© JUNGE FREIHEIT Verlag GmbH & Co.  www.jungefreiheit.de    16/97  11. April 1997

 
 
Werte-Karussell
Kolumne
von Jürgen Hatzenbichler

Die Debatte um die "Remissionierung" der Freiheitlichen mittels "abendländisch-christlichem" Programmentwurfs hält an. Während der FPÖ-Klubobmann Ewald Stadler entsprechend vorarlbergerischer "Rechtgläubigkeit" auf einen römisch-katholischen Fundamentalismus setzt, wollen andere nicht von den Wurzeln lassen, die freiheitliche Politik seit gut 150 Jahren fundiert haben.

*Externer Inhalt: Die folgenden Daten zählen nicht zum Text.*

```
int tc_loss_forward(ppb_net* net, const float* arena, const ppb_batch* b, void* workspace, int precision,
                    float* loss_out, int32_t* status_out, float* row_lp_out, int want_grad, cudaStream_t st) {
  int rc = check_tc(net, b);
  if (rc) return rc;
  const ppb_net_desc& D = net->desc;
  Dims d = dims_of(b);
  Ws w = carve(net, d, workspace);
  TcWs t = carve_tc(net, d, (char*)workspace + simt_region_bytes(net, d));
  const int H = D.lstm_dim, H4 = 4 * H, E = D.obs_dim, S = D.sample_dim, I = net->I;
  const int C2 = 2 * (D.type_dim + D.addr_dim);

  TcBuilder tb;
  ObsStep os;
  rc = obs_plan_fwd(net, arena, b, w, t.obs, t.obs_emb, tb, os, st);
  if (rc) return rc;
  const int ph_pobs = (int)tb.phases.size();
  tb.begin();
  {
    tcg::Problem p = TP0();
    p.a = op_k(t.obs_emb.k_hi, t.obs_emb.k_lo, (int)t.obs_emb.kb, 0, 0);
    p.b = wk(net, net->w_ihE);
    p.M = d.B; p.N = H4; p.K = E;
    p.c = w.p_obs; p.ldc = H4;
    tb.add(p);
  }
  std::vector<int> ph_rec(d.T, -1);
  {
    int st0 = 0;
    for (int tt = 0; tt < d.T; ++tt) {
      int st1 = st0;
      while (st1 < d.NS && b->step_t_host[st1] == tt) ++st1;
      if (tt > 0) {
        ph_rec[tt] = (int)tb.phases.size();
        tb.begin();
        for (int s = st0; s < st1; ++s) {
          tcg::Problem p = TP0();
          p.a = op_k(t.h.k_hi, t.h.k_lo, (int)t.h.kb, b->step_prev_row0_host[s], 0);
          p.b = wk(net, net->w_hh);
          p.M = pad128(b->step_nrows_host[s]); p.N = H4; p.K = H;
          p.c = w.gates + (int64_t)b->step_row0_host[s] * H4; p.ldc = H4;
          tb.add(p);
        }
      }
      st0 = st1;
    }
// ... 64 lines not shown
  rc = stream_after(net, st, s2); if (rc) return rc;
  PPB_CUDA(cudaMemsetAsync(w.loss_acc, 0, 256, s1));
  k_pack_table<<<dim3(d.T > 1 ? net->pack_tiles : net->pack_tiles_no_hh, 8), 256, 0, s2>>>(arena, net->d_pack,
                                                                                         (int)net->pack.size(), net->wimg);
  PPB_LAUNCH_CHECK();
  if (fused_cell) {
    tcl::k_pack_whh_interleaved<<<dim3(H / 32, 8), 256, 0, s2>>>(arena + D.w_hh_off, H, net->whh_il,
                                                                 net->whh_il + net->whh_il_floats);
    PPB_LAUNCH_CHECK();
  }
  k_step_embed<<<ew_grid((int64_t)d.NS * C2), 256, 0, s1>>>(arena, net->d_addrs, net->d_type_off, b->step_addr,
                                                            b->step_prev_addr, d.NS, D.type_dim, D.addr_dim, w.emb_cat);
  PPB_LAUNCH_CHECK();
  k_pstep_fwd<<<ew_grid((int64_t)d.NS * H4 * 32), 256, 0, s1>>>(w.emb_cat, arena + D.w_ih_off, arena + D.b_ih_off,
                                                                arena + D.b_hh_off, d.NS, H4, I, E + S, C2, w.p_step);
  PPB_LAUNCH_CHECK();
  if (d.T > 1) {
    k_wsmp_transpose<<<ew_grid(S * H4), 256, 0, s1>>>(arena + D.w_ih_off, I, E, S, H4, w.w_smp_t);
    PPB_LAUNCH_CHECK();
    k_smp_embed<<<ew_grid((int64_t)d.R * S), 256, 0, s1>>>(arena, net->d_addrs, b->row_step, b->step_prev_addr,
                                                           b->row_prev, b->values, d.R, S, w.smp_emb);
    PPB_LAUNCH_CHECK();
  }
  rc = obs_fwd(net, arena, b, w, t.obs, t.obs_emb, tb, t.probs, os, precision, st, s2); if (rc) return rc;
  rc = run_tc_phase_auto(tb.phases[ph_pobs], t.probs, precision, st, 0, tb, true); if (rc) return rc;
  rc = stream_after(net, s1, st); if (rc) return rc;
  for (int tt = 0; tt < d.T; ++tt) {
    int r0 = b->row_off_host[tt], n = b->row_off_host[tt + 1] - r0;
    if (tt > 0 && fused_cell) {
      if (lphase[tt].count == 0) continue;
      const tcl::Step* dsteps = (const tcl::Step*)net->d_lstm_steps;
      const bool x3 = precision == PPB_PREC_TF32X3;
      const int cs = pick_cluster(lphase[tt].tiles, H / 32);
      cudaEvent_t e0;
      rc = prof_begin(true, st, e0); if (rc) return rc;
      if (cs >= 4) rc = x3 ? launch_lstm_cluster<true, 4>(lphase[tt], dsteps, S, st) : launch_lstm_cluster<false, 4>(lphase[tt], dsteps, S, st);
      else if (cs == 2) rc = x3 ? launch_lstm_cluster<true, 2>(lphase[tt], dsteps, S, st) : launch_lstm_cluster<false, 2>(lphase[tt], dsteps, S, st);
      else rc = x3 ? launch_lstm_step<true>(lphase[tt], dsteps, st) : launch_lstm_step<false>(lphase[tt], dsteps, st);
      if (rc) return rc;
      PPB_LAUNCH_CHECK();
      rc = prof_end(e0, st, 2.0 * (double)lphase[tt].tiles * 128.0 * 128.0 * H); if (rc) return rc;
      continue;
    }
    if (tt > 0) { rc = run_tc_phase(tb.phases[ph_rec[tt]], t.probs, precision, st, 0, &tb); if (rc) return rc; }
    PPB_CUDA(ppb_launch(k_cell_fwd, dim3(ew_grid((int64_t)n * H)), dim3(256), 0, st, 1, 0, w.gates, w.p_obs, w.p_step, w.w_smp_t, w.smp_emb, b->row_step,
                                                       b->row_prev, b->row_trace, w.c, w.h, t.h, r0, n, H, S, tt));
// ... 28 lines not shown
  std::vector<int> hh_a, hh_b;
  for (int s = 0; s < d.NS; ++s) {
    int r0 = b->step_row0_host[s], np = pad128(b->step_nrows_host[s]);
    for (int q = 0; q < np; q += 32)
      if (b->step_t_host[s] > 0) { hh_a.push_back(r0 + q); hh_b.push_back(b->step_prev_row0_host[s] + q); }
  }
  const int hh_a_off = (int)tb.ints.size();
  tb.ints.insert(tb.ints.end(), hh_a.begin(), hh_a.end());
  const int hh_b_off = (int)tb.ints.size();
  tb.ints.insert(tb.ints.end(), hh_b.begin(), hh_b.end());
  PPB_CHECK_ARG((int64_t)tb.ints.size() <= t.max_ints, "chunk list overflow");

  const int ph_dhid = 0;
  add_head_dhid(tb, net, b, w, t);
  const int ph_hw = (int)tb.phases.size();
  tb.begin();
  for (int s = 0; s < d.NS; ++s) {
    int aid = b->step_addr_host[s];
    const ppb_addr_desc& a = net->addrs[aid];
    tcg::Problem p = TP0();
    p.a = op_k(t.d_hid.k_hi, t.d_hid.k_lo, dhkb, b->step_row0_host[s], 0);
    p.b = wmn(net, net->w1[aid]);
    p.M = pad128(b->step_nrows_host[s]); p.N = H; p.K = a.head_hidden;
    p.c = w.dh + (int64_t)b->step_row0_host[s] * H; p.ldc = H;
    p.o_row0 = b->step_row0_host[s];
    tb.add(p);
  }
  const int ph_headw = (int)tb.phases.size();
  add_head_weight_grads(tb, net, grad, t, hc, t.h, H);
  std::vector<int> ph_rec(d.T, -1);
  {
    int st1 = d.NS;
    for (int tt = d.T - 1; tt >= 1; --tt) {
      int st0 = st1;
      while (st0 > 0 && b->step_t_host[st0 - 1] == tt) --st0;
      ph_rec[tt] = (int)tb.phases.size();
      tb.begin();
      for (int s = st0; s < st1; ++s) {
        tcg::Problem p = TP0();
        p.a = op_k(t.dgates.k_hi, t.dgates.k_lo, gkb, b->step_row0_host[s], 0);
        p.b = wmn(net, net->w_hh);
        p.M = pad128(b->step_nrows_host[s]); p.N = H; p.K = H4;
        p.c = w.dh_rec + (int64_t)b->step_prev_row0_host[s] * H; p.ldc = H;
        tb.add(p);
      }
      {
// ... 16 lines not shown
  const int ph_lstm_w = (int)tb.phases.size();
  tb.begin();
  if (!hh_a.empty()) {
    tcg::Problem p = TP0();
    p.a = op_mn(t.dgates.mn_hi, t.dgates.mn_lo, gkb, 0, 0, t.ints + hh_a_off);
    p.b = op_mn(t.h.mn_hi, t.h.mn_lo, hkb, 0, 0, t.ints + hh_b_off);
    p.M = H4; p.N = H; p.K = 32 * (int)hh_a.size();
    p.c = grad + D.w_hh_off; p.ldc = H; p.flags = tcg::kAccumulate;
    p.k_splits = pick_splits(p.M, p.N, p.K);
    tb.add(p);
  }
  {
    tcg::Problem p = TP0();
    p.a = op_mn(t.dpobs.mn_hi, t.dpobs.mn_lo, gkb, 0, 0);
    p.b = op_mn(t.obs_emb.mn_hi, t.obs_emb.mn_lo, (int)t.obs_emb.kb, 0, 0);
    p.M = H4; p.N = E; p.K = pad128(d.B);
    p.c = grad + D.w_ih_off; p.ldc = I; p.flags = tcg::kAccumulate;
    p.k_splits = pick_splits(p.M, p.N, p.K);
    tb.add(p);
    tcg::Problem q = TP0();
    q.a = op_k(t.dpobs.k_hi, t.dpobs.k_lo, gkb, 0, 0);
    q.b = wmn(net, net->w_ihE);
    q.M = d.B; q.N = E; q.K = H4;
    q.c = w.d_obs_emb; q.ldc = E;
    q.k_splits = pick_splits(q.M, q.N, q.K);
    tb.add(q);
  }
  ObsStep os;
  rc = obs_plan_bwd(net, arena, grad, b, w, t.obs, tb, os, st);
  if (rc) return rc;
  PPB_CHECK_ARG((int64_t)tb.probs.size() <= t.max_probs / 2, "tensor-core problem list overflow");
  tcg::Problem* tprobs = t.probs + t.max_probs / 2;
  rc = upload_cached(net, 3, tb.probs.data(), tb.probs.size() * sizeof(tcg::Problem), tprobs, st);
  if (rc) return rc;
  rc = upload_cached(net, 4, tb.ints.data(), tb.ints.size() * sizeof(int), t.ints, st);
  if (rc) return rc;

  cudaStream_t s1 = net->side[0], s2 = net->side[1];
  if (d.T > 1) PPB_CUDA(cudaMemsetAsync(w.dh_rec, 0, (size_t)b->row_off_host[d.T - 1] * H * sizeof(float), st));
  PPB_CUDA(cudaMemsetAsync(w.d_pstep, 0, (size_t)((const char*)(w.d_obs_emb + (int64_t)d.B * E) - (const char*)w.d_pstep), st));
  rc = run_tc_phase_auto(tb.phases[ph_dhid], tprobs, precision, st, 2, tb); if (rc) return rc;
  const bool dpobs_fused = (d.B & 127) == 0 && t.dgates.k_hi != nullptr;
  bool dpobs_packed = false;
  const int cs_cell = (d.T == 1 && dpobs_fused) ? phase_cluster(tb.phases[ph_hw], tb, true) : 1;
  if (cs_cell > 1) {
    CellBwdT1Epi re;
    re.gates = w.gates; re.c = w.c; re.row_trace = b->row_trace; re.dgates = dgates; re.pimg = t.dpobs; re.H = H;
    rc = run_tc_phase_cluster<4>(cs_cell, tb.phases[ph_hw], tprobs, precision, st, re); if (rc) return rc;
    dpobs_packed = true;
  } else {
    rc = run_tc_phase_auto(tb.phases[ph_hw], tprobs, precision, st, 0, tb); if (rc) return rc;
    const HImg gimg = d.T > 1 ? t.dgates : HImg();
    float* const dc = d.T > 1 ? w.dc : nullptr;
    for (int tt = d.T - 1; tt >= 0; --tt) {
      int r0 = b->row_off_host[tt], n = b->row_off_host[tt + 1] - r0;
      if (tt + 1 < d.T) { rc = run_tc_phase(tb.phases[ph_rec[tt + 1]], tprobs, precision, st, 1, &tb); if (rc) return rc; }
      if (tt == 0 && dpobs_fused) {
        PPB_CUDA(ppb_launch(k_cell_bwd<true>, dim3(ew_grid((int64_t)n * H)), dim3(256), 0, st, 1, 0, w.gates, w.c, w.dh, w.dh_rec,
                            dc, dgates, w.d_pobs, b->row_prev, b->row_next, b->row_trace, gimg, r0, n, H, tt, t.dpobs));
        dpobs_packed = true;
      } else {
        PPB_CUDA(ppb_launch(k_cell_bwd<false>, dim3(ew_grid((int64_t)n * H)), dim3(256), 0, st, 1, 0, w.gates, w.c, w.dh, w.dh_rec,
                            dc, dgates, w.d_pobs, b->row_prev, b->row_next, b->row_trace, gimg, r0, n, H, tt, HImg()));
      }
      PPB_LAUNCH_CHECK();
    }
  }
  rc = stream_after(net, st, s1); if (rc) return rc;
  rc = run_tc_phase(tb.phases[ph_headw], tprobs, precision, s1, 1); if (rc) return rc;
  rc = launch_head_bias_grad(net, b, w, grad, s1); if (rc) return rc;
  rc = stream_after(net, st, s2); if (rc) return rc;
  const bool one_pass = S <= 4 && H4 <= 2048;
  int max_rows = 0;
  for (int s = 0; s < d.NS; ++s) max_rows = b->step_nrows_host[s] > max_rows ? b->step_nrows_host[s] : max_rows;
  if (one_pass) {
    int slab = (d.R + 2 * PPB_NUM_SMS - 1) / (2 * PPB_NUM_SMS);
    slab = slab < 4 ? 4 : (slab > kRedSlab ? kRedSlab : slab);
    const dim3 g((max_rows + slab - 1) / slab, d.NS);
    const float* wt = d.T > 1 ? w.w_smp_t : w.p_step;
    if (H4 <= 1024)
      k_dgates_reduce<4><<<g, 256, 0, s2>>>(dgates, wt, w.smp_emb, b->values, b->step_prev_addr, b->step_row0, b->step_nrows,
                                            b->row_prev, net->d_addrs, H4, S, I, E, w.d_pstep, grad, D.w_ih_off, slab);
    else
      k_dgates_reduce<8><<<g, 256, 0, s2>>>(dgates, wt, w.smp_emb, b->values, b->step_prev_addr, b->step_row0, b->step_nrows,
                                            b->row_prev, net->d_addrs, H4, S, I, E, w.d_pstep, grad, D.w_ih_off, slab);
    PPB_LAUNCH_CHECK();
  } else {
    dim3 g((H4 + 31) / 32, d.NS);
    k_step_colsum<<<g, 256, 0, s2>>>(dgates, b->step_row0, b->step_nrows, H4, w.d_pstep);
    PPB_LAUNCH_CHECK();
  }
  {
// ... 33 lines not shown
```

### pyprob_b200/csrc/tc_cluster.cuh

```cuda
#pragma once
#include "tc_grouped.cuh"
#include "tc_lstm.cuh"

namespace tcc {

using namespace tc;

constexpr int kPitch = 128;
constexpr int kPartFloats = 128 * kPitch;
static_assert(kPartFloats * 4 <= 2 * tcg::kStages * kTileBytes, "partial tile must fit in the A stages");

__device__ __forceinline__ uint32_t cluster_ctarank() {
  uint32_t r;
  asm volatile("mov.u32 %0, %%cluster_ctarank;" : "=r"(r));
  return r;
}
__device__ __forceinline__ void cluster_sync_all() {
  asm volatile("barrier.cluster.arrive.release.aligned;" ::: "memory");
  asm volatile("barrier.cluster.wait.acquire.aligned;" ::: "memory");
}
__device__ __forceinline__ uint32_t map_to_rank(uint32_t local_smem_addr, uint32_t rank) {
  uint32_t ra;
  asm volatile("mapa.shared::cluster.u32 %0, %1, %2;" : "=r"(ra) : "r"(local_smem_addr), "r"(rank));
  return ra;
// ... 4 lines not shown
  return v;
}

struct __align__(1024) Smem {
  float a_hi[tcg::kStages][kTileFloats];
  float a_lo[tcg::kStages][kTileFloats];
  float b_hi[tcg::kStages][kTileFloats];
  float b_lo[tcg::kStages][kTileFloats];
  uint64_t full[tcg::kStages];
  uint64_t empty[tcg::kStages];
  union { tcg::Problem prob; tcl::Step step; };
};
inline size_t smem_bytes() { return sizeof(Smem) + 1024; }

#define TCC_TRACE(slot)                                                                                   \
  do {                                                                                                    \
    if (trace && blockIdx.x == 0) {                                                                       \
      unsigned long long _t;                                                                              \
      asm volatile("mov.u64 %0, %%globaltimer;" : "=l"(_t));                                              \
      trace[slot] = _t;                                                                                   \
    }                                                                                                     \
  } while (0)

template <bool X3>
__device__ __forceinline__ void mainloop_and_park(Smem& sm, const tcg::Operand& A, const tcg::Operand& B, int mt, int nt,
                                                  int c0, int c1, int warp, int lane,
                                                  unsigned long long* trace = nullptr, int b_prefetched = 0) {
  const tcg::Ring R{sm.a_hi[0], sm.a_lo[0], sm.b_hi[0], sm.b_lo[0], kTileFloats, tcg::kStages, sm.full, sm.empty};
  if (warp == tcg::kProducerWarp) {
    if (lane == 0) {
      const uint32_t bytes = (tcg::stage_bytes(A, mt) + tcg::stage_bytes(B, nt)) * (X3 ? 2u : 1u);
      for (int c = c0; c < c1; ++c) {
        int s = (c - c0) % tcg::kStages;
        uint32_t ph = ((c - c0) / tcg::kStages) & 1;
        mbar_wait(&sm.empty[s], ph ^ 1);
        const bool b_there = c - c0 < b_prefetched;
        if (!b_there) mbar_expect_tx(&sm.full[s], bytes);
        tcg::load_operand(A, mt, c, sm.a_hi[s], sm.a_lo[s], X3, &sm.full[s]);
        if (!b_there) tcg::load_operand(B, nt, c, sm.b_hi[s], sm.b_lo[s], X3, &sm.full[s]);
      }
    }
  } else {
    float acc[32];
    tcg::mma_mainloop<X3>(R, 0, c1 - c0, A.mn != 0, B.mn != 0, warp, lane, acc);
    if (threadIdx.x == 0) TCC_TRACE(3);
    float* part = reinterpret_cast<float*>(sm.a_hi);
    tcg::consumer_sync();
    if (threadIdx.x == 64) TCC_TRACE(4);
    tcg::store_acc(acc, warp, lane, [&](int r, int c) {
      return part + r * kPitch + (c & ~31) + ((((c >> 2) & 7) ^ (r & 7)) << 2) + (c & 3);
    });
  }
  cluster_sync_all();
  if (threadIdx.x == 64) TCC_TRACE(7);
}

template <int CS>
__device__ __forceinline__ void reduce_row(const Smem& sm, int row, int lane, float (&v)[4]) {
  const uint32_t local = smem_u32(reinterpret_cast<const float*>(sm.a_hi) + row * kPitch + ((((lane >> 2) ^ (row & 7))) << 2) +
                                  (lane & 3));
#pragma unroll
  for (int g = 0; g < 4; ++g) v[g] = 0.0f;
#pragma unroll
  for (int s = 0; s < CS; ++s) {
    const uint32_t base = map_to_rank(local, (uint32_t)s);
#pragma unroll
    for (int g = 0; g < 4; ++g) v[g] += ld_cluster(base + g * 32 * 4);
  }
}
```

So will der Wiener Landesparteiobmann, Rainer Pawkowicz, "keine radikale Veränderung" der FP-Programmatik, sondern ein "Fortschreiben des Parteiprogrammes". Er plädiert dafür, daß das neue Parteiprogramm der Freiheitlichen so erstellt wird, daß "alle Wertorientierten sich identifizieren können". Gegen den Bruch mit den historischen Grundlinien ist auch der Wiener Landtagsabgeordnete Rüdiger Stix, der in den Äußerungen Stadlers einerseits eine Einmischung eines Freiheitlichen in Kirchenangelegenheiten sieht, habe doch kein Politiker über die Flügelkämpfe unter Roms österreichischen Repräsentanten zu urteilen. Andererseits solle die FPÖ nicht diejenigen ihrer Mitglieder vor den Kopf stoßen, die aus der Kirche ausgetreten sind und die gerade in Wien eine ordentliche Mehrheit stellten: "Gemeinsam mit unseren christlich orientierten Wählern unterstützten sie unseren wertorientierten, ordoliberalen Kurs."

Bei allem Sinn für Werte, wie sie von der Kirche vermittelt werden, gibt es nämlich schon auch Differenzen, die man nicht ausblenden sollte. Hatten die Freiheitlichen immer postuliert, daß für sie der Mensch im Mittelpunkt stünde, geht es dem gläubigen Gegenüber stets um die "Gemeinschaft der Gläubigen". Auch ein Jörg Haider hatte aber in seinem Buch "Die Freiheit, die ich meine" vor der Gefahr gewarnt, "daß im religiös-fundamentalen Streben die Freiheit zugunsten eines anonymen Kollektivs negiert wird".

Genau hier macht sich der Unterschied auf. In Zeiten der gesellschaftlichen Pluralisierung, einer sich verstärkenden Individualisierung und Strukturauflösung sind Werte durchaus gefragt. Aber Glauben zu verkünden, das ist nicht die Aufgabe einer politischen Partei. Der Papierkrieg, der sich im Oktober mit der Verkündigung des neuen FP-Parteiprogrammes legen wird, scheint aber eher auf die totale Beliebigkeit von politischen Inhalten hinzuweisen. Wenn Freiheitliche zu kämpferischen Katholiken, wenn die letzten Linken zu den ersten Christen werden und Sozialdemokraten rechte Politik machen, während sich die ÖVP als "Heimstatt der Liberalen" (Pröll) deklariert, ist das nicht ernst zu nehmen.